Create a frequency table for the number of works each artist created

In [37]:
artist_freq = {}

for row in moma:
    artist = row[1]
    if artist not in artist_freq:
        artist_freq[artist] = 1
    else:
        artist_freq[artist] += 1
        
#print(artist_freq)

Sort the frequency table to see which artists have created the most art

In [36]:
table = artist_freq
table_display = []
for key in table:
    key_val_as_tuple = (table[key], key)
    table_display.append(key_val_as_tuple)
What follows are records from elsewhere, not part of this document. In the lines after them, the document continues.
constexpr int NT = 384;
constexpr int NROWT = 96;
constexpr int LAUNCH_REGS = (65536 / NT) / 8 * 8;
constexpr int PRODUCER_REGS = 56, CONSUMER_REGS = 224;
constexpr int CHUNK_STRIDE = TP * 16 + 16;
constexpr int ACT_CHUNKS = kHidden / 8;
constexpr int PLANE_BYTES = ACT_CHUNKS * CHUNK_STRIDE;
constexpr int SEG_BUFS = 4;
constexpr int SLOT_BYTES = 16384, NUM_SLOTS = 4;
constexpr int TILE256 = kHalfTile256 * 2;
constexpr int TILE3 = kHalfTile3 * 2;
constexpr int L3_PUSH = 4;
constexpr int L3_PUSHES = (kStepsL3 + L3_PUSH - 1) / L3_PUSH;
constexpr int HEAD_FLOATS = kHidden + 4 + 3 * kColor + 4 + 3 * kHidden;
constexpr int H_ALPHA = 0, H_RGBW = kHidden + 4, H_RGBB = H_RGBW + 3 * kColor, H_B0 = H_RGBB + 4;
constexpr int OFF_HI = 0, OFF_LO = PLANE_BYTES;
constexpr int OFF_RING = 2 * PLANE_BYTES;
constexpr int OFF_HEAD = OFF_RING + NUM_SLOTS * SLOT_BYTES;
constexpr int OFF_XF = OFF_HEAD + HEAD_FLOATS * 4;
constexpr int OFF_SCHED = OFF_XF + 128;
constexpr int OFF_ROWS = OFF_SCHED + 64;
constexpr int NV_COARSE = 64, NV_FINE = 128;
__host__ __device__ constexpr int level_nv(int li) { return li < 2 ? NV_COARSE : NV_FINE; }
__host__ __device__ constexpr int level_channels(int li) { return li < 2 ? 128 : li == 2 ? 64 : 32; }
__host__ __device__ constexpr int ids_at(int li, int half) {
    return li < 2 ? (2 * li + half) * NV_COARSE : 4 * NV_COARSE + (2 * (li - 2) + half) * NV_FINE;
}
constexpr int HBITS = 8, HSIZE = 1 << HBITS;
constexpr uint32_t HEMPTY = 0xFFFFFFFFu;
struct VoxTable {
    float4 grid[TP];
// ... 266 lines not shown
                    auto put = [&](int k, float v) {
                        const __half hv = __float2half_rn(v);
                        asm volatile("st.shared.b16 [%0], %1;" ::"r"(s_lo + act_off(prow, k)), "h"(*reinterpret_cast<const unsigned short*>(&hv)) : "memory");
                    };
                    if (job < TP) {
                        positional_embed_anchored<10, 5>(e.x, e.y, e.z, [&](int j, float v) { put(j, v); });
                        put(63, 0.f);
                    } else {
                        const int smp = (int)(__float_as_uint(e.w) & ID_MASK);
                        const size_t ri = (size_t)P.frame * P.n_rays + (prow < nrows ? smp / S : 0);
                        const float dx = __ldg(P.ray_d + ri * 3), dy = __ldg(P.ray_d + ri * 3 + 1), dz = __ldg(P.ray_d + ri * 3 + 2);
                        const float nrm = sqrtf(__fadd_rn(__fadd_rn(__fmul_rn(dx, dx), __fmul_rn(dy, dy)), __fmul_rn(dz, dz)));
                        positional_embed_anchored<4, 4>(__fdiv_rn(dx, nrm), __fdiv_rn(dy, nrm), __fdiv_rn(dz, nrm), [&](int j, float v) { put(64 + j, v); });
                        put(91, 0.f); put(92, 1.f); put(93, 1.f); put(94, 0.f); put(95, 0.f);
                    }
                }
                tc::fence_proxy_async();
                tc::mbar_arrive(&bars[B_PEFULL]);
                tr.ev(32);
            }
        }
    } else {
        tc::setmaxnreg_inc<CONSUMER_REGS>();
        uint32_t s_hi, s_lo;
        const int cw = wgid - 1;
        const bool arr = lane == 0;
        int tn = ((tid & 127) == 0 && blockIdx.x == 0 && P.trace) ? (1 + cw) * 4096 : -1;
        auto tval = [&](int code, unsigned long long v) {
            if (tn >= 0 && tn < (2 + cw) * 4096) P.trace[tn++] = ((unsigned long long)code << 48) | (v & 0xFFFFFFFFFFFFull);
        };
        auto tev = [&](int code) { tval(code, (unsigned long long)clock64()); };
        const int r0 = 64 * cw + 16 * (warp & 3) + (lane >> 2), cq = 2 * (lane & 3);
        float acc0[64], acc1[64];
        auto init_bias = [&](const float* b) {
#pragma unroll
            for (int c = 0; c < 16; ++c) {
                const float2 v0 = *reinterpret_cast<const float2*>(b + 8 * c + cq), v1 = *reinterpret_cast<const float2*>(b + 128 + 8 * c + cq);
                acc0[4 * c] = v0.x; acc0[4 * c + 1] = v0.y; acc0[4 * c + 2] = v0.x; acc0[4 * c + 3] = v0.y;
                acc1[4 * c] = v1.x; acc1[4 * c + 1] = v1.y; acc1[4 * c + 2] = v1.x; acc1[4 * c + 3] = v1.y;
            }
        };
        const uint32_t wg_rows = (uint32_t)(cw * 8 * 128);
        auto mma256 = [&](uint32_t slot, int ka) {
            const uint64_t a_hi = tc::make_smem_desc(s_hi + wg_rows + 2 * ka * CHUNK_STRIDE, CHUNK_STRIDE, 128);
            const uint64_t a_lo = tc::make_smem_desc(s_lo + wg_rows + 2 * ka * CHUNK_STRIDE, CHUNK_STRIDE, 128);
            const uint64_t b0h = tc::make_smem_desc(slot + 0 * TILE256, 128 * 16, 128);
            const uint64_t b0l = tc::make_smem_desc(slot + 1 * TILE256, 128 * 16, 128);
            const uint64_t b1h = tc::make_smem_desc(slot + 2 * TILE256, 128 * 16, 128);
            const uint64_t b1l = tc::make_smem_desc(slot + 3 * TILE256, 128 * 16, 128);
            tc::wgmma_m64n128k16_f16(acc0, a_hi, b0h, true);
            tc::wgmma_m64n128k16_f16(acc1, a_hi, b1h, true);
            if (NP == 3) {
                tc::wgmma_m64n128k16_f16(acc0, a_lo, b0h, true);
                tc::wgmma_m64n128k16_f16(acc1, a_lo, b1h, true);
                tc::wgmma_m64n128k16_f16(acc0, a_hi, b0l, true);
                tc::wgmma_m64n128k16_f16(acc1, a_hi, b1l, true);
            }
        };
        uint32_t g = 0;
        uint32_t w_stall = 0, r_stall = 0, pe_stall = 0, g_coarse = 0, g_fine = 0;
        auto take = [&](auto&& mma) {
            const uint32_t s = g % NUM_SLOTS;
            const uint32_t t0 = (uint32_t)clock();
            tc::mbar_wait(&bars[B_FULL + s], (g / NUM_SLOTS) & 1);
            w_stall += (uint32_t)clock() - t0;
            tc::wgmma_fence();
            mma(s_ring + s * SLOT_BYTES);
            tc::wgmma_commit();
            ++g;
        };
        auto release = [&](uint32_t gp, bool pred) { tc::mbar_arrive_if(&bars[B_EMPTY + gp % NUM_SLOTS], pred); };
        auto release_last = [&]() { release(g - 1, arr); };

        auto convert = [&](bool last) {
            float sig0 = 0.f, sig1 = 0.f;
            auto one = [&](const float (&a)[64], int nh) {
#pragma unroll
                for (int c = 0; c < 16; ++c) {
                    const int col = 128 * nh + 8 * c + cq;
#pragma unroll
                    for (int hr = 0; hr < 2; ++hr) {
                        const float x0 = a[4 * c + 2 * hr], x1 = a[4 * c + 2 * hr + 1];
                        const uint32_t off = act_off(r0 + 8 * hr, col);
                        uint32_t hv;
                        if (last) {
                            const float2 aw = *reinterpret_cast<const float2*>(head + H_ALPHA + col);
                            float& sg = hr ? sig1 : sig0;
                            sg = fmaf(fmaxf(x0, 0.f), aw.x, sg);
                            sg = fmaf(fmaxf(x1, 0.f), aw.y, sg);
                            hv = tc::cvt_relu_f16x2(x0, x1);
                        } else if (NP == 3) {
                            hv = tc::cvt_rz_relu_f16x2(x0, x1);
                            float q0, q1;
                            tc::trunc_residual2(x0, x1, q0, q1);
                            const uint32_t lv = tc::cvt_relu_f16x2(q0, q1);
                            asm volatile("st.shared.b32 [%0], %1;" ::"r"(s_lo + off), "r"(lv) : "memory");
                        } else {
                            hv = tc::cvt_relu_f16x2(x0, x1);
                        }
                        asm volatile("st.shared.b32 [%0], %1;" ::"r"(s_hi + off), "r"(hv) : "memory");
                    }
                }
            };
            one(acc0, 0);
            one(acc1, 1);
            return make_float2(sig0, sig1);
        };
        auto publish = [&]() {
            tc::fence_proxy_async();
            tcr::named_bar_sync(1 + cw, 128);
        };

        int it = 0;
        for (int tile = blockIdx.x; tile < n_tiles; tile += gridDim.x, ++it) {
            const TileRef tref = tile_ref(tile);
            const int nrows = tref.nrows, nseg = class_segments(tref.cls);
            const float4* rows = rows_buf + (it & 1) * TP;
            asm volatile("mov.u32 %0, %1;" : "=r"(s_hi) : "r"(s_hi0));
            asm volatile("mov.u32 %0, %1;" : "=r"(s_lo) : "r"(s_lo0));
            tev(1);
            auto gather = [&](int seg) {
                const unsigned char* volbase = reinterpret_cast<const unsigned char*>(P.volume);
                const VoxTable* vt = reinterpret_cast<const VoxTable*>(smem + OFF_VTAB) + (it & 1);
                const int grp = (tid & 127) >> 3, t = tid & 7;
                const int lvl = seg < 2 ? 3 : seg < 4 ? 2 : seg < 5 ? 1 : 0;
                const int cbase0 = seg < 2 ? seg * 64 : seg < 4 ? (seg - 2) * 64 : 0;
                const int nunits = seg == NUM_SEGS - 1 ? 1 : 2;
                const int C = P.lvl_C[lvl], D = P.lvl_D[lvl], H = P.lvl_H[lvl], W = P.lvl_W[lvl];
                const int kb = 64 * (seg % SEG_BUFS);
                const int li = seg < 4 ? seg >> 1 : seg - 2;
                const int lg_vb = (li < 2 ? 7 : li == 2 ? 6 : 5) + (sizeof(VT) == 4 ? 2 : 1), lg_vpp = 10 - lg_vb;
                const bool staged = C == level_channels(li) && vt->n[2 * li + cw] <= (uint32_t)level_nv(li);
                const uint32_t st_base = s_hi + (li == 1 ? 0 : 16) * CHUNK_STRIDE + cw * 1024;
                auto stage_addr = [&](uint32_t v) {
                    const uint32_t p = v >> lg_vpp;
                    return st_base + (p >> 4) * PLANE_BYTES + (p & 15) * CHUNK_STRIDE + ((v & ((1u << lg_vpp) - 1)) << lg_vb);
                };
                if (staged && (seg >= 4 || (seg & 1) == 0)) {
                    const unsigned char* src = volbase + P.lvl_off[lvl] + (size_t)P.frame * P.lvl_bstride[lvl] * sizeof(VT);
                    const uint32_t* ids = vt->ids + ids_at(li, cw);
                    const int lg_ppv = lg_vb - 4;
                    const uint32_t nq = vt->n[2 * li + cw] << lg_ppv;
#pragma unroll 4
                    for (uint32_t i = tid & 127; i < nq; i += 128) {
                        const uint32_t v = i >> lg_ppv, q = i & ((1u << lg_ppv) - 1);
                        tc::cp_async_16(stage_addr(v) + 16 * q, src + ((size_t)ids[v] << lg_vb) + 16 * q);
                    }
                    tc::cp_async_wait_all();
                    tcr::named_bar_sync(1 + cw, 128);
                }
                auto setup = [&](float gx, float gy, float gz, float (&cw)[8]) {
                    Corners cn;
                    const uint32_t cb = clamped_cell(gx, gy, gz, W, H, D, cn);
#pragma unroll
                    for (int c = 0; c < 8; ++c) cw[c] = __fmul_rn(__fmul_rn(cn.wx[c & 1], cn.wy[(c >> 1) & 1]), cn.wz[c >> 2]);
                    return cb;
                };
                auto store_row = [&](int row, const float (&acc)[2][4]) {
#pragma unroll
                    for (int uu = 0; uu < 2; ++uu) {
                        if (uu >= nunits) continue;
                        const float (&a)[4] = acc[uu];
                        const uint32_t off = act_off(row, kb + 32 * uu + 4 * t);
                        uint2 hw, lw;
                        if (NP == 3) {
                            hw.x = tc::cvt_rz_f16x2(a[0], a[1]); hw.y = tc::cvt_rz_f16x2(a[2], a[3]);
                            float q0, q1, q2, q3;
                            tc::trunc_residual2(a[0], a[1], q0, q1);
                            tc::trunc_residual2(a[2], a[3], q2, q3);
                            lw.x = tc::cvt_f16x2(q0, q1); lw.y = tc::cvt_f16x2(q2, q3);
                            tcr::sts_v2(s_lo + off, lw);
                        } else {
                            hw.x = tc::cvt_f16x2(a[0], a[1]); hw.y = tc::cvt_f16x2(a[2], a[3]);
                        }
                        tcr::sts_v2(s_hi + off, hw);
                    }
                };
                if (staged) {
                    const uint32_t st_off = (cbase0 + 4 * t) * sizeof(VT);
#pragma unroll 1
                    for (int row = 64 * cw + grp; row < 64 * cw + 64; row += 32) {
                        float acc[2][2][4] = {};
                        float cw8[2][8];
                        uint2 sl[2];
#pragma unroll
                        for (int r = 0; r < 2; ++r) {
                            const int rw = row + 16 * r;
                            const bool occ = rw < nrows && ((__float_as_uint(rows[rw].w) >> (28 + lvl)) & 1u);
                            const float4 g = vt->grid[rw];
                            setup(g.x, g.y, g.z, cw8[r]);
                            sl[r] = *reinterpret_cast<const uint2*>(&vt->slot[rw][li][0]);
                            if (!occ) {
                                sl[r] = make_uint2(0u, 0u);
#pragma unroll
                                for (int c = 0; c < 8; ++c) cw8[r][c] = 0.f;
                            }
                        }
#pragma unroll
                        for (int c = 0; c < 8; ++c) {
                            typename Quad<VT>::raw v0[2], v1[2];
#pragma unroll
                            for (int r = 0; r < 2; ++r) {
                                const uint32_t a = stage_addr((((c < 4) ? sl[r].x : sl[r].y) >> (8 * (c & 3))) & 0xFFu) + st_off;
                                v0[r] = Quad<VT>::load_shared(a);
                                v1[r] = nunits > 1 ? Quad<VT>::load_shared(a + 32 * sizeof(VT)) : Quad<VT>::zero();
                            }
#pragma unroll
                            for (int r = 0; r < 2; ++r)
                                if (cw8[r][c] != 0.f) {
                                    Quad<VT>::fma(acc[r][0], v0[r], cw8[r][c]);
                                    Quad<VT>::fma(acc[r][1], v1[r], cw8[r][c]);
                                }
                        }
                        store_row(row, acc[0]);
                        store_row(row + 16, acc[1]);
                    }
                } else {
                    const unsigned char* lvl_ptr = volbase + P.lvl_off[lvl] + ((size_t)P.frame * P.lvl_bstride[lvl] + 4 * t) * sizeof(VT);
                    const uint32_t dX = (uint32_t)(C * sizeof(VT)), dY = dX * W, dZ = dY * H;
                    for (int row = 64 * cw + grp; row < 64 * cw + 64; row += 16) {
                        const float4 e = rows[row];
                        const bool occ = row < nrows && ((__float_as_uint(e.w) >> (28 + lvl)) & 1u);
                        float acc[2][4] = {{0.f, 0.f, 0.f, 0.f}, {0.f, 0.f, 0.f, 0.f}};
                        if (occ) {
                            float gx, gy, gz;
                            world_to_grid(*xf, e.x, e.y, e.z, gx, gy, gz);
                            float cw8[8];
                            const uint32_t cb = setup(gx, gy, gz, cw8) * dX;
#pragma unroll
                            for (int uu = 0; uu < 2; ++uu) {
                                if (uu >= nunits) continue;
                                const unsigned char* ub = lvl_ptr + (size_t)(cbase0 + 32 * uu) * sizeof(VT);
                                typename Quad<VT>::raw v[8];
#pragma unroll
                                for (int c = 0; c < 8; ++c)
                                    v[c] = Quad<VT>::load_bytes(ub + cb + ((c & 1) ? dX : 0u) + ((c & 2) ? dY : 0u) + ((c & 4) ? dZ : 0u));
#pragma unroll
                                for (int c = 0; c < 8; ++c)
                                    if (cw8[c] != 0.f) Quad<VT>::fma(acc[uu], v[c], cw8[c]);
                            }
                        }
                        store_row(row, acc);
                    }
                }
            };

            {
                const uint32_t t0 = (uint32_t)clock();
                tc::mbar_wait(&bars[B_ROWSFULL], it & 1);
                r_stall += (uint32_t)clock() - t0;
            }
            __syncwarp();
            tc::mbar_arrive_if(&bars[B_ROWSFREE], arr);
            init_bias(head + H_B0);
            for (int seg = 0; seg < nseg; ++seg) {
                const uint32_t t0 = (uint32_t)clock();
                gather(seg);
                publish();
                (seg < 4 ? g_coarse : g_fine) += (uint32_t)clock() - t0;
                const int nks = seg == NUM_SEGS - 1 ? 2 : 4, ka = 4 * (seg % SEG_BUFS);
                for (int q = 0; q < nks; ++q) {
                    take([&](uint32_t slot) { mma256(slot, ka + q); });
                    tc::wgmma_wait<1>();
                    tc::acc_fence(acc0); tc::acc_fence(acc1);
                    release(g - 2, arr && q > 0);
                }
                tc::wgmma_wait<0>();
                tc::acc_fence(acc0); tc::acc_fence(acc1);
                release_last();
            }
            tev(20);
            convert(false);
            init_bias(head + H_B0 + kHidden);
            publish();
            float2 sig = make_float2(0.f, 0.f);
            for (int layer = 1; layer <= 2; ++layer) {
                for (int q = 0; q < kKsL12; ++q) {
                    take([&](uint32_t slot) { mma256(slot, q); });
                    tc::wgmma_wait<1>();
                    tc::acc_fence(acc0); tc::acc_fence(acc1);
                    release(g - 2, arr && q > 0);
                }
                tc::wgmma_wait<0>();
                tc::acc_fence(acc0); tc::acc_fence(acc1);
                release_last();
                tev(20 + layer);
                if (layer == 1) {
                    convert(false);
                    init_bias(head + H_B0 + 2 * kHidden);
                } else {
                    tc::mbar_arrive_if(&bars[B_L2DONE], arr);
                    sig = convert(true);
                }
// ... 46 lines not shown
                }
            };
            color(c3a, 0);
            color(c3b, 1);
            float sg[2] = {sig.x, sig.y};
#pragma unroll
            for (int hr = 0; hr < 2; ++hr) {
#pragma unroll
                for (int o = 1; o <= 2; o <<= 1) {
                    cr[hr] += __shfl_xor_sync(0xffffffffu, cr[hr], o);
                    cg[hr] += __shfl_xor_sync(0xffffffffu, cg[hr], o);
                    cbl[hr] += __shfl_xor_sync(0xffffffffu, cbl[hr], o);
                    sg[hr] += __shfl_xor_sync(0xffffffffu, sg[hr], o);
                }
                const int row = r0 + 8 * hr;
                if ((lane & 3) == 0 && row < nrows) {
                    const int smp = (int)(__float_as_uint(rows[row].w) & ID_MASK);
                    P.raw_ws[smp] = make_float4(cr[hr] + head[H_RGBB], cg[hr] + head[H_RGBB + 1], cbl[hr] + head[H_RGBB + 2],
                                                sg[hr] + head[H_ALPHA + kHidden]);
                }
            }
            tev(24);
            tval(50, w_stall);
            tval(51, r_stall);
            tval(52, pe_stall);
            tval(53, g_coarse);
            tval(54, g_fine);
            w_stall = r_stall = pe_stall = g_coarse = g_fine = 0;
        }
    }
    __syncthreads();
    if (tid == 0 && P.stats) {
        atomicMax(P.frame_clock + 1, global_ns());
        const uint32_t* paths = reinterpret_cast<const uint32_t*>(smem + OFF_HCNT) + 2;
        atomicAdd(P.stats + 5, (unsigned long long)paths[0]);
        atomicAdd(P.stats + 6, (unsigned long long)paths[1]);
        atomicAdd(P.stats + 7, (unsigned long long)paths[2]);
    }
}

table_sorted = sorted(table_display, reverse = True)
for entry in table_sorted[:20]:
    print(entry[1], ':', entry[0])

Eugène Atget : 705
Louise Bourgeois : 495
Unknown : 448
Ludwig Mies van der Rohe : 318
Jean Dubuffet : 206
Lee Friedlander : 180
Marc Chagall : 173
Pierre Bonnard : 129
Henri Matisse : 129
Lilly Reich : 118
Frank Lloyd Wright : 112
August Sander : 105
Sol LeWitt : 89
André Derain : 86
Pablo Picasso : 84
Émile Bernard : 83
Dorothea Lange : 83
Joan Miró : 78
Aristide Maillol : 77
Jasper Johns : 76


Print summary statistics about various artists

In [34]:
def artist_summary(artist):
    num_artworks = artist_freq[artist]
    if num_artworks > 1:
        return "There are {} artworks by {} in the data set".format(num_artworks, artist)
    elif num_artworks == 1:
        return "There is {} artwork by {} in the data set".format(num_artworks, artist)
    else:
        return "There is no artwork by {} in the data set".format(artist)
    
print (artist_summary("Henri Matisse"))
print (artist_summary("Sarah Charlesworth"))

There are 129 artworks by Henri Matisse in the data set
There is 1 artwork by Sarah Charlesworth in the data set


Display information about the frequencies of artwork by artists of different genders

In [35]:
gender_freq = {}

for row in moma:
    gender = row[5]
    if gender not in gender_freq:
        gender_freq[gender] = 1
    else:
        gender_freq[gender] += 1
        
for key, value in gender_freq.items():
    print("There are {:,} artworks by {} artists".format(value, key))

There are 2,443 artworks by Female artists
There are 13,491 artworks by Male artists
There are 791 artworks by Gender Unknown/Other artists